▶ **YOUR GOAL**
List, from the lines below, each one with "bool" in it.
____________________
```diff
@@ -1052,11 +1176,53 @@
 extern "C" size_t spt_skinny_linear_bwd_workspace_bytes(int K, int N) {
   return (size_t)BF_BLOCKS * bf_per_cu(N) * N * (K + 1) * sizeof(float);
 }
+static int skinny_bwd_impl(const float* gy, const float* x, const float* W, int64_t rows, int N, int K,
+                           float* gx, float* gw, float* gb, const float* pre_am, const float* pre_scale,
+                           const float* pre_bias, const int64_t* batch, int num_graphs, int mode,
+                           void* ws, size_t ws_bytes, double* stats, spt_stream_t stream_);
 extern "C" int spt_skinny_linear_bwd_m_f32(const float* gy, const float* x, const float* W, int64_t rows,
                                            int N, int K, float* gx, float* gw, float* gb,
                                            const float* pre_am, const float* pre_scale,
                                            const float* pre_bias, const int64_t* batch, int num_graphs,
                                            int mode, void* ws, size_t ws_bytes, spt_stream_t stream_) {
+  return skinny_bwd_impl(gy, x, W, rows, N, K, gx, gw, gb, pre_am, pre_scale, pre_bias, batch, num_graphs,
+                         mode, ws, ws_bytes, nullptr, stream_);
+}
+
+static std::atomic<int> g_prenorm_stats_fold{[] { const char* e = getenv("SPT_PRENORM_STATS_FOLD"); return (e && atoi(e) == 0) ? 0 : 1; }()};
+extern "C" int spt_prenorm_stats_fold(int on) {
+  const int prev = g_prenorm_stats_fold;
+  if (on >= 0) g_prenorm_stats_fold = on ? 1 : 0;
+  return prev;
+}
+extern "C" int spt_skinny_linear_bwd_stats_supported(int K, int N, int num_graphs, int mode) {
+  return spt_skinny_linear_bwd_supported(K, N, num_graphs, mode);
+}
+extern "C" int spt_skinny_linear_bwd_stats_tables(int K, int N) { return BF_BLOCKS * bf_per_cu(N); }
+extern "C" size_t spt_skinny_linear_bwd_stats_workspace_bytes(int K, int N, int num_graphs) {
+  if (K < 1 || num_graphs < 1) return 0;
+  return (size_t)spt_skinny_linear_bwd_stats_tables(K, N) * num_graphs * (2 * K + 1) * sizeof(double);
+}
+extern "C" int spt_skinny_linear_bwd_stats_m_f32(const float* gy, const float* x, const float* W,
+                                                 int64_t rows, int N, int K, float* gx, float* gw,
+                                                 float* gb, const float* pre_am, const float* pre_scale,
+                                                 const float* pre_bias, const int64_t* batch,
+                                                 int num_graphs, int mode, void* ws, size_t ws_bytes,
+                                                 double* stats, size_t stats_bytes, spt_stream_t stream_) {
+  SPT_CHECK_ARG(pre_am && pre_scale && pre_bias, "statistics: the pre-norm tables are required");
+  SPT_CHECK_ARG(spt_skinny_linear_bwd_stats_supported(K, N, num_graphs, mode),
+                "(K, N) not built, the f32-exact mode or num_graphs * K too large");
+  SPT_CHECK_ARG(stats && stats_bytes >= spt_skinny_linear_bwd_stats_workspace_bytes(K, N, num_graphs),
+                "statistics tables too small");
+  SPT_CHECK_ALIGNED(stats, 8);
+  return skinny_bwd_impl(gy, x, W, rows, N, K, gx, gw, gb, pre_am, pre_scale, pre_bias, batch, num_graphs,
+                         mode, ws, ws_bytes, stats, stream_);
+}
+
+static int skinny_bwd_impl(const float* gy, const float* x, const float* W, int64_t rows, int N, int K,
+                           float* gx, float* gw, float* gb, const float* pre_am, const float* pre_scale,
+                           const float* pre_bias, const int64_t* batch, int num_graphs, int mode,
+                           void* ws, size_t ws_bytes, double* stats, spt_stream_t stream_) {
   const int pr = skinny_pr_bwd(mode);
   hipStream_t stream = (hipStream_t)stream_;
   SPT_CHECK_ARG(rows >= 0, "bad shape");
@@ -1071,11 +1237,27 @@
   if (rows == 0) {
     hipMemsetAsync(gw, 0, (size_t)N * K * sizeof(float), stream);
     if (gb) hipMemsetAsync(gb, 0, (size_t)N * sizeof(float), stream);
+    if (stats) hipMemsetAsync(stats, 0, spt_skinny_linear_bwd_stats_workspace_bytes(K, N, num_graphs), stream);
     return 0;
   }
   int64_t bx = ceil_div(rows, (int64_t)BF_ROWS);
   if (bx > BF_BLOCKS * bf_per_cu(N)) bx = BF_BLOCKS * bf_per_cu(N);
   float* partial = (float*)ws;
+  if (stats) {
+    const int ntab = spt_skinny_linear_bwd_stats_tables(K, N);
+#define SPT_BFST(NN_, PR_)                                                                          \
+  skinny_bwd_prestats_kernel<NN_, PR_><<<(unsigned)bx, BF_WAVES * 64, 0, stream>>>(                  \
+      gy, x, W, rows, gx, partial, pre_am, pre_scale, pre_bias, batch, num_graphs, stats, ntab);
+    if (N == 192) {
+      if (pr == 3) { SPT_BFST(192, 3) } else { SPT_BFST(192, 1) }
+    } else {
+      if (pr == 3) { SPT_BFST(64, 3) } else { SPT_BFST(64, 1) }
+    }
+#undef SPT_BFST
+    sum_tables_kernel<<<(N * (K + 1) + 15) / 16, 1024, 0, stream>>>(partial, (int)bx, N * (K + 1), N * K, gw, gb);
+    SPT_CHECK_LAUNCH();
+    return 0;
+  }
 #define SPT_BF(NN_, PRE_, PR_)                                                                      \
   skinny_bwd_fused_kernel<NN_, PRE_, PR_><<<(unsigned)bx, BF_WAVES * 64, 0, stream>>>(               \
       gy, x, W, rows, gx, partial, pre_am, pre_scale, pre_bias, batch, num_graphs);
diff --git a/superpoint_transformer_amd/ops.py b/superpoint_transformer_amd/ops.py
--- a/superpoint_transformer_amd/ops.py
+++ b/superpoint_transformer_amd/ops.py
@@ -886,7 +886,24 @@
                                                              int(mode)))
 
 
-def _skinny_bwd(g, x, weight, want_bias, mode, pre=None):
+_STATS_ROUTE = {"fold": 0, "pass": 0}
+
+
+def prenorm_stats_fold(on=None):
+    return bool(_lib.lib.spt_prenorm_stats_fold(-1 if on is None else int(bool(on))))
+
+
+def prenorm_stats_route_counts():
+    return dict(_STATS_ROUTE)
+
+
+def _prenorm_stats_fold_ok(x, g, num_graphs, mode):
+    return bool(_lib.lib.spt_prenorm_stats_fold(-1)
+                and _lib.lib.spt_skinny_linear_bwd_stats_supported(x.shape[1], g.shape[1],
+                                                                   int(num_graphs), int(mode)))
+
+
+def _skinny_bwd(g, x, weight, want_bias, mode, pre=None, stats=False):
     g, x, w = _dense(g), _dense(x.detach()), _dense(weight.detach())
     rows, k = x.shape
     n = g.shape[1]
@@ -896,6 +913,18 @@
     gb = torch.empty(n, dtype=torch.float32, device=dev) if want_bias else None
     am, sc, pb, batch, B = pre if pre is not None else (None, None, None, None, 1)
     ws = _workspace(_lib.lib.spt_skinny_linear_bwd_workspace_bytes(k, n), dev)
+    if stats:
+        ntab = _lib.lib.spt_skinny_linear_bwd_stats_tables(k, n)
+        tabs = torch.empty((ntab, int(B), 2 * k + 1), dtype=torch.float64, device=dev)
+        assert tabs.numel() * 8 == _lib.lib.spt_skinny_linear_bwd_stats_workspace_bytes(k, n, int(B))
+        with torch.cuda.device(dev):
+            st = _lib.lib.spt_skinny_linear_bwd_stats_m_f32(
+                _lib.ptr(g), _lib.ptr(x), _lib.ptr(w), rows, n, k, _lib.ptr(gx), _lib.ptr(gw), _lib.ptr(gb),
+                _lib.ptr(am), _lib.ptr(sc), _lib.ptr(pb), _lib.ptr(batch), int(B), int(mode), _lib.ptr(ws),
+                ws.numel(), _lib.ptr(tabs), tabs.numel() * 8, _lib.stream_ptr(dev))
+        _lib.check(st, "spt_skinny_linear_bwd_stats_m_f32")
+        _BWD_ROUTE["fused"] += 1
+        return gx, gw, gb, tabs
     with torch.cuda.device(dev):
         st = _lib.lib.spt_skinny_linear_bwd_m_f32(
             _lib.ptr(g), _lib.ptr(x), _lib.ptr(w), rows, n, k, _lib.ptr(gx), _lib.ptr(gw), _lib.ptr(gb),
@@ -1063,8 +1092,13 @@
         n = wd.shape[0]
         dev = xd.device
         gy = _dense(gy)
+        tabs = None
         if ctx.needs_input_grad[7] and _skinny_bwd_ok(gy, xd, wd, B, ctx.smode):
-            gxn, gw, gb = _skinny_bwd(gy, xd, wd, has_bias, ctx.smode, (am, sc, b, batch, B))
+            if _prenorm_stats_fold_ok(xd, gy, B, ctx.smode):
+                gxn, gw, gb, tabs = _skinny_bwd(gy, xd, wd, has_bias, ctx.smode, (am, sc, b, batch, B),
+                                                stats=True)
+            else:
+                gxn, gw, gb = _skinny_bwd(gy, xd, wd, has_bias, ctx.smode, (am, sc, b, batch, B))
         else:
             _BWD_ROUTE["split"] += 1
             gxn = _input_grad(gy, wd, ctx.smode)
@@ -1082,6 +1116,17 @@
         if gres is not None:
             gres = _dense(gres)
         ws = _workspace(_lib.lib.spt_graphnorm_workspace_bytes(rows, d, B), dev)
+        if tabs is not None:
+            _STATS_ROUTE["fold"] += 1
+            with torch.cuda.device(dev):
+                st = _lib.lib.spt_graphnorm_bwd_acc_from_partials_f32(
+                    _lib.ptr(xd), _lib.ptr(gxn), _lib.ptr(batch), rows, d, B, _lib.ptr(w), _lib.ptr(b),
+                    _lib.ptr(a), _lib.ptr(mean), _lib.ptr(rstd), 1.0, _lib.ptr(gres), _lib.ptr(gx),
+                    _lib.ptr(g_w), _lib.ptr(g_b), _lib.ptr(g_a), _lib.ptr(tabs), tabs.shape[0],
+                    _lib.ptr(ws), ws.numel(), _lib.stream_ptr(dev))
+            _lib.check(st, "spt_graphnorm_bwd_acc_from_partials_f32")
+            return gx, None, None, g_w, g_b, g_a, None, gw, gb
+        _STATS_ROUTE["pass"] += 1
         with torch.cuda.device(dev):
             st = _lib.lib.spt_graphnorm_bwd_acc_f32(
                 _lib.ptr(xd), _lib.ptr(gxn), _lib.ptr(batch), rows, d, B, _lib.ptr(w), _lib.ptr(b),
```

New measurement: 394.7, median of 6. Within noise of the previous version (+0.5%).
____________________
▶ **RESPONSE FOR THIS EXERCISE**
+    return bool(_lib.lib.spt_prenorm_stats_fold(-1 if on is None else int(bool(on))))
+    return bool(_lib.lib.spt_prenorm_stats_fold(-1)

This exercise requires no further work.